> **Work to complete**
Only the number is requested. Tally the lines of the data that hold the string "elements".

━━━ Task inputs

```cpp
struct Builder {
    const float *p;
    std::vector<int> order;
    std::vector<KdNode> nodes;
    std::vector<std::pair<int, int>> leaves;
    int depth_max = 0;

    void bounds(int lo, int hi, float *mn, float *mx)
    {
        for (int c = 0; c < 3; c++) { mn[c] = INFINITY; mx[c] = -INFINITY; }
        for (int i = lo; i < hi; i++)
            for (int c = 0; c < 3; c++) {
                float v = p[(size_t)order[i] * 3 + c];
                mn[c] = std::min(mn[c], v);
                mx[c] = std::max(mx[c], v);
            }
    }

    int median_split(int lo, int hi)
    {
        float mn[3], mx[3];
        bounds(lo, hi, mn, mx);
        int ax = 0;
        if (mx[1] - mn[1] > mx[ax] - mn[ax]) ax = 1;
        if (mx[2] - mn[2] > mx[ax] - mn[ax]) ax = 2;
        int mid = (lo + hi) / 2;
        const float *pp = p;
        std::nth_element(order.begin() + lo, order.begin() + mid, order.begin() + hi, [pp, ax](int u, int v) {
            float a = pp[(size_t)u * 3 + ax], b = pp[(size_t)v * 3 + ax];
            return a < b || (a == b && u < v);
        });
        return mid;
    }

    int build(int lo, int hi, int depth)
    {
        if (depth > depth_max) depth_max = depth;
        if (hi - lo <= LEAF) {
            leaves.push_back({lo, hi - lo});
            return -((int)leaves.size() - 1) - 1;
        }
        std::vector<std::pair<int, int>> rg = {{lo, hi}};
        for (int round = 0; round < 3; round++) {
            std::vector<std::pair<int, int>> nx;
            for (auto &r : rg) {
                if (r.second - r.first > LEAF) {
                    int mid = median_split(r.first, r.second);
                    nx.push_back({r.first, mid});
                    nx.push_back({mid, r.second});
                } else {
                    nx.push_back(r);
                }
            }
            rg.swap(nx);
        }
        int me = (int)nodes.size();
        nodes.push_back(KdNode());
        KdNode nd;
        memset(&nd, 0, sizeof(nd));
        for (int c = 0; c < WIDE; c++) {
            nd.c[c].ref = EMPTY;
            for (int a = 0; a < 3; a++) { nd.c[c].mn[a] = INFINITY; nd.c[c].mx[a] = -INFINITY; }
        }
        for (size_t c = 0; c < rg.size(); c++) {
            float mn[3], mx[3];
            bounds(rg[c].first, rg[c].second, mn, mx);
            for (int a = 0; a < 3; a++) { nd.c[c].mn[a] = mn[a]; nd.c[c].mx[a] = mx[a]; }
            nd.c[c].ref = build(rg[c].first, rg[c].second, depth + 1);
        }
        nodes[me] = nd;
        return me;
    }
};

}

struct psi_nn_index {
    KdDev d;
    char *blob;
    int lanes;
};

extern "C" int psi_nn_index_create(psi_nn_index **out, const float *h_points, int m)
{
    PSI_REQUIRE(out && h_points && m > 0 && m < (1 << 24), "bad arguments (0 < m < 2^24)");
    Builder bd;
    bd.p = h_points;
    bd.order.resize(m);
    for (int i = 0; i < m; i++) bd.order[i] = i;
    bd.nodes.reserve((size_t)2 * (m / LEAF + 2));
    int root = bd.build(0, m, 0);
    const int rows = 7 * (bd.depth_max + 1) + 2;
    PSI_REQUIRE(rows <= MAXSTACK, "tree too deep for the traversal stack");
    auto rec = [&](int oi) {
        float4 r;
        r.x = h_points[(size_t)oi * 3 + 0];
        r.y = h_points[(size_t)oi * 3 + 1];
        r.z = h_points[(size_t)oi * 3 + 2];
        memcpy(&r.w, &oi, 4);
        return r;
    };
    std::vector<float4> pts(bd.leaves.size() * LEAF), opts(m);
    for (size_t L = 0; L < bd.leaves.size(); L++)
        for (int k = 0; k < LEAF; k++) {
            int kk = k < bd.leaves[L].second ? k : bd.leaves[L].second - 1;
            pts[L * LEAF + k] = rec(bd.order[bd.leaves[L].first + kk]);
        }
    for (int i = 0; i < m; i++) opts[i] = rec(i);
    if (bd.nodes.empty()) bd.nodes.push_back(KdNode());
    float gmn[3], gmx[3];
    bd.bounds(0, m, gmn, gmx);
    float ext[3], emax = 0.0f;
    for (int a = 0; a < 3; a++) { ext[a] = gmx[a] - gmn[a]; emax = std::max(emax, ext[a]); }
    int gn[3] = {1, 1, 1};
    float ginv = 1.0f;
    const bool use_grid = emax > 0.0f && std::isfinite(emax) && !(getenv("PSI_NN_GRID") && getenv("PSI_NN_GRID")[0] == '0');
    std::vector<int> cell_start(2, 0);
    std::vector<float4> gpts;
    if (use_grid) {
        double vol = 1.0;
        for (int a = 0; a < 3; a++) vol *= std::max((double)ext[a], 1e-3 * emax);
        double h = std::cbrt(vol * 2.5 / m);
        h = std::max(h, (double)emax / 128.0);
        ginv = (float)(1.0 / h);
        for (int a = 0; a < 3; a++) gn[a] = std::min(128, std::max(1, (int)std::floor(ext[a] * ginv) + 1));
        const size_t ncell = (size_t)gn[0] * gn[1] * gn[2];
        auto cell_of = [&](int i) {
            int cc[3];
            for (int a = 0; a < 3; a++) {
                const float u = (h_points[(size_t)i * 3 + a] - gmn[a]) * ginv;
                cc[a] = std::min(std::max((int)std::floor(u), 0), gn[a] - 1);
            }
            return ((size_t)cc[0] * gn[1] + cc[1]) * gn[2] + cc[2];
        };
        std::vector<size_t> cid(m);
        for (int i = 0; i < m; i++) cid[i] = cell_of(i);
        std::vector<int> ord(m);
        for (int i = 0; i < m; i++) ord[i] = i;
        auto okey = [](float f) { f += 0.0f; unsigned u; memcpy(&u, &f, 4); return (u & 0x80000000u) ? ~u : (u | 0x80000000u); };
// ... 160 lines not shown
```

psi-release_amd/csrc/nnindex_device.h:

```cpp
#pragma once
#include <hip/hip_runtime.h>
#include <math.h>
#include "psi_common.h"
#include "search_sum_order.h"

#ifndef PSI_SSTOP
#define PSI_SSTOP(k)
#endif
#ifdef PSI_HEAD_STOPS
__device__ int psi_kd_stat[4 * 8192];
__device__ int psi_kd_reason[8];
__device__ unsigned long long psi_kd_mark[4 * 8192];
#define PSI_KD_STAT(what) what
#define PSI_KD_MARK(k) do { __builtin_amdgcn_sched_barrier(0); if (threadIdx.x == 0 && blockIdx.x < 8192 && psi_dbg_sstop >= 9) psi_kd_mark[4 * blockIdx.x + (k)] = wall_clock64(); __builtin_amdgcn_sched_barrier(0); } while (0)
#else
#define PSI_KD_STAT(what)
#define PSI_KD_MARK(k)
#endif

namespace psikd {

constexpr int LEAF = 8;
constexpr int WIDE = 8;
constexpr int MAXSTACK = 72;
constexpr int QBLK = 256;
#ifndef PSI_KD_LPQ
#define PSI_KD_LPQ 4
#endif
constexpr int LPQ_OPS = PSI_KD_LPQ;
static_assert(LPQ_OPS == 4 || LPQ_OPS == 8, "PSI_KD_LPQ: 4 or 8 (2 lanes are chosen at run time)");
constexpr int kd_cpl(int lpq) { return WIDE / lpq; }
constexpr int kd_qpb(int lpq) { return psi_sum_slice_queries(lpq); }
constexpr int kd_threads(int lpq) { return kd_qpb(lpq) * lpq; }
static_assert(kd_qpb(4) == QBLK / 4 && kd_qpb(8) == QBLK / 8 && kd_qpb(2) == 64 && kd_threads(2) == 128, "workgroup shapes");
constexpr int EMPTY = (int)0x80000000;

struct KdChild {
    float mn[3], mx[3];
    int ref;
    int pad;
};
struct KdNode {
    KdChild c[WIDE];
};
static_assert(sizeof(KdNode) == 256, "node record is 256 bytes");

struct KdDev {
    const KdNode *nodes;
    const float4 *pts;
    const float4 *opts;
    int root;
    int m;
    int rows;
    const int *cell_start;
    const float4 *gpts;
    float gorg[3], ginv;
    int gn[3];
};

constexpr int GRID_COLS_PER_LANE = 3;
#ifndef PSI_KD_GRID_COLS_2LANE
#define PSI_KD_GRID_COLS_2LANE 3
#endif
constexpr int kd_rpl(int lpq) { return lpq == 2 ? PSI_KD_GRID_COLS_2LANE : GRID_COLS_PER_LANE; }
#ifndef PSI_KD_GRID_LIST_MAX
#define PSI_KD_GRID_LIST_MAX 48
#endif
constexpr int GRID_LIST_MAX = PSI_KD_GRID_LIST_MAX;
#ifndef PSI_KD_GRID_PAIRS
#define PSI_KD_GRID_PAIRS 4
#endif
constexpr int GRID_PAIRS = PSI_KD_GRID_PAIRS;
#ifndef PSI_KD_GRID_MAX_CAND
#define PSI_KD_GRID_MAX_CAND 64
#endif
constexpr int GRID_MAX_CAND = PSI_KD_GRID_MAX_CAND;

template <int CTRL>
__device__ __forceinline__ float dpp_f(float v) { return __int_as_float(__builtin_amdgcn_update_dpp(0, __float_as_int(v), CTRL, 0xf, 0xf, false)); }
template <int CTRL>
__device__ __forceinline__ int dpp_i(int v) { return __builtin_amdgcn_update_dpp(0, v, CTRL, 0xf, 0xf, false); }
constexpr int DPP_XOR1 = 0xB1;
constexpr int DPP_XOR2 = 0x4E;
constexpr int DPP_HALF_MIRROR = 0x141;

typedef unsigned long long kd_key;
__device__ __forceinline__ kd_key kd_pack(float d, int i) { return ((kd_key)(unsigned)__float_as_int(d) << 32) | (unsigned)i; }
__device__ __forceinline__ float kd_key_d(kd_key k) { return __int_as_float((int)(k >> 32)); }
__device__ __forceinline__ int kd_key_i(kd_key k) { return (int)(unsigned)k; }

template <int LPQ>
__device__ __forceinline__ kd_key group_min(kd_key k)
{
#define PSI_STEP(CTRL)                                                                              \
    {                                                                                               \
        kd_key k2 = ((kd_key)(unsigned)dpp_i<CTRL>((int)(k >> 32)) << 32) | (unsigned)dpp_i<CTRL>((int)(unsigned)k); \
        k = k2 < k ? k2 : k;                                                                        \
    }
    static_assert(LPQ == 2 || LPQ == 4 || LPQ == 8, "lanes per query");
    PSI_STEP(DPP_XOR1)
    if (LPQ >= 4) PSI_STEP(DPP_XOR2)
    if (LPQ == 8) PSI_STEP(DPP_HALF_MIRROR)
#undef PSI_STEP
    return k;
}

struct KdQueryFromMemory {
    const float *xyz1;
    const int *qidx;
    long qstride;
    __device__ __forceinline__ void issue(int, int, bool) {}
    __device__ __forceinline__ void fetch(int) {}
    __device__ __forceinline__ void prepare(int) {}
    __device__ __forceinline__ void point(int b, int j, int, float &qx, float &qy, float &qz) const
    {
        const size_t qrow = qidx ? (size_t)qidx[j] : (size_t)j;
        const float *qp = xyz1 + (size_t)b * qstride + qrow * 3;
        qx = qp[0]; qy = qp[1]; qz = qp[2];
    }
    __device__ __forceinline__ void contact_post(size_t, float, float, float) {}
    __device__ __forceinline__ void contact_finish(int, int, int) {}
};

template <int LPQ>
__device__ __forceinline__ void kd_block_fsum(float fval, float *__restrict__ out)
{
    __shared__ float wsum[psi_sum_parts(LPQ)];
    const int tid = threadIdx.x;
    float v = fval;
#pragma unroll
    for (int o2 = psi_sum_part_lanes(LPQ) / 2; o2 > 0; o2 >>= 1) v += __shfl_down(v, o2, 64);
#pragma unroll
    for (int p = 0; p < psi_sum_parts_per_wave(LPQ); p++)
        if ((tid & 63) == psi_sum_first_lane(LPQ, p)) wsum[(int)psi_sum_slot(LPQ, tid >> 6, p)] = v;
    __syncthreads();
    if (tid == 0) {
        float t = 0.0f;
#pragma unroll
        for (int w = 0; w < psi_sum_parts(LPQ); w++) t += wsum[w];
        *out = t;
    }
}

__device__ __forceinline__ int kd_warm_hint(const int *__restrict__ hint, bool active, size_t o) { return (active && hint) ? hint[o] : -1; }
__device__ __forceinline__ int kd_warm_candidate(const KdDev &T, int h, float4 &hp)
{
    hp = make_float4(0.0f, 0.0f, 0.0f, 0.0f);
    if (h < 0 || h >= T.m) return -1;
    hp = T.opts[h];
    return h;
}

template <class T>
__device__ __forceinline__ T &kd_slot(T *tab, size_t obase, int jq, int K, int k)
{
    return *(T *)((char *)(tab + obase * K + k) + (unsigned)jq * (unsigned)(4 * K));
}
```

━━━━━━
━━━ Task inputs

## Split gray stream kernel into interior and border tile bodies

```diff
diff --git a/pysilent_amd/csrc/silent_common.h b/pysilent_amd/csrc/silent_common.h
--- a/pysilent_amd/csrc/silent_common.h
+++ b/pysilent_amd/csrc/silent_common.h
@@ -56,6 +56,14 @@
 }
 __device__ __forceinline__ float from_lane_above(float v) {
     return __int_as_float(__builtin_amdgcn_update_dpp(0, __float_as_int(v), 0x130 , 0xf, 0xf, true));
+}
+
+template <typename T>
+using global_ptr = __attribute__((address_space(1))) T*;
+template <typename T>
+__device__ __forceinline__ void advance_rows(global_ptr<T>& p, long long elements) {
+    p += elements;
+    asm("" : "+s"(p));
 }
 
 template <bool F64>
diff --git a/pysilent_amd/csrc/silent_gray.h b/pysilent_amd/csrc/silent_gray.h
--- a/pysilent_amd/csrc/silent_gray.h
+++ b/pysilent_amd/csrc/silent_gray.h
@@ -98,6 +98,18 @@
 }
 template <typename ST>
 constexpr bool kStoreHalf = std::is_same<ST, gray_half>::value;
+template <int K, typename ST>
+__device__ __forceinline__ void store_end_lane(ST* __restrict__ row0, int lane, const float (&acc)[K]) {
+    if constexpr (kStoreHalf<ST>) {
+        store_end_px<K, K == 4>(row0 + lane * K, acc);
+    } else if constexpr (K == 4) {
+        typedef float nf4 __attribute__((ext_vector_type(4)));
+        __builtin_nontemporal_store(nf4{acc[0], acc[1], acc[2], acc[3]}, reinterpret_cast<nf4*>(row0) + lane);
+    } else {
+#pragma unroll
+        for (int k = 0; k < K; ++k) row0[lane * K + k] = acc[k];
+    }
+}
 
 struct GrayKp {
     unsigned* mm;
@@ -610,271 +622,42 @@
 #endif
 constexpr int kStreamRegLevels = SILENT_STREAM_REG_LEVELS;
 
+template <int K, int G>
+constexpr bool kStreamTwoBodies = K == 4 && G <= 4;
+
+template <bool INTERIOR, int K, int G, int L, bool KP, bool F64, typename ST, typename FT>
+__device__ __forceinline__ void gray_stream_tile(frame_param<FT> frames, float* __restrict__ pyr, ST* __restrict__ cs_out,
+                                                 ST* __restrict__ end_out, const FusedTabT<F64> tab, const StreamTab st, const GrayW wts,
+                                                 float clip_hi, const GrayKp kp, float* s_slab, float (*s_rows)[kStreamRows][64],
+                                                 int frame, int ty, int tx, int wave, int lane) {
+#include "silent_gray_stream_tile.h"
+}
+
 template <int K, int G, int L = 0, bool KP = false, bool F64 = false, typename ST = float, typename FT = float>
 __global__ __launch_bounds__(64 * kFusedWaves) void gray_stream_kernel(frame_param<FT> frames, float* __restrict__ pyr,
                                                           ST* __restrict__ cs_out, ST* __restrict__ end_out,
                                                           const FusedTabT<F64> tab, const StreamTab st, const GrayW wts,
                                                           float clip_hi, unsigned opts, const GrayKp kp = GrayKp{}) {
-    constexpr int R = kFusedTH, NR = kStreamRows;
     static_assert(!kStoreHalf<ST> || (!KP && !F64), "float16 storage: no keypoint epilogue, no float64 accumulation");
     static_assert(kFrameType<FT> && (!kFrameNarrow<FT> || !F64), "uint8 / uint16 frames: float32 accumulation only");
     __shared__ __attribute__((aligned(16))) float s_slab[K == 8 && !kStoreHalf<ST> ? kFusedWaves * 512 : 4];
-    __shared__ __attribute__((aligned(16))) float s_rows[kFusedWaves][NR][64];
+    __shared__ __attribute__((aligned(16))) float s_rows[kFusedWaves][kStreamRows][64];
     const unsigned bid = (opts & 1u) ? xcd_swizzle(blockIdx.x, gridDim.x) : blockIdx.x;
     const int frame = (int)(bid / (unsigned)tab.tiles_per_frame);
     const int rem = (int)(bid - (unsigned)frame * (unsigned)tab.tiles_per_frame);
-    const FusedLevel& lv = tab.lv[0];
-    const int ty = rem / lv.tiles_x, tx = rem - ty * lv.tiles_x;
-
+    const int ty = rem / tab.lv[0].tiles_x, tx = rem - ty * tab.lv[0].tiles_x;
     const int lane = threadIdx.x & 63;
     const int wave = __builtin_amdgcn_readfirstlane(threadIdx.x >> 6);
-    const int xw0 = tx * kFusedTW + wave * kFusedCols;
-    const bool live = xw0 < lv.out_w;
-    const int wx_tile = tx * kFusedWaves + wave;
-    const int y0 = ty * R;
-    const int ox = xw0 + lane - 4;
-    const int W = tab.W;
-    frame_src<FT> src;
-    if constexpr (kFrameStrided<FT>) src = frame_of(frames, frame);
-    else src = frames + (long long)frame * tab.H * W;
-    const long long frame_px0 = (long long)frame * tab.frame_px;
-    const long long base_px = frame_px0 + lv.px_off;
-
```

━━━━━━

> **Answer space**
2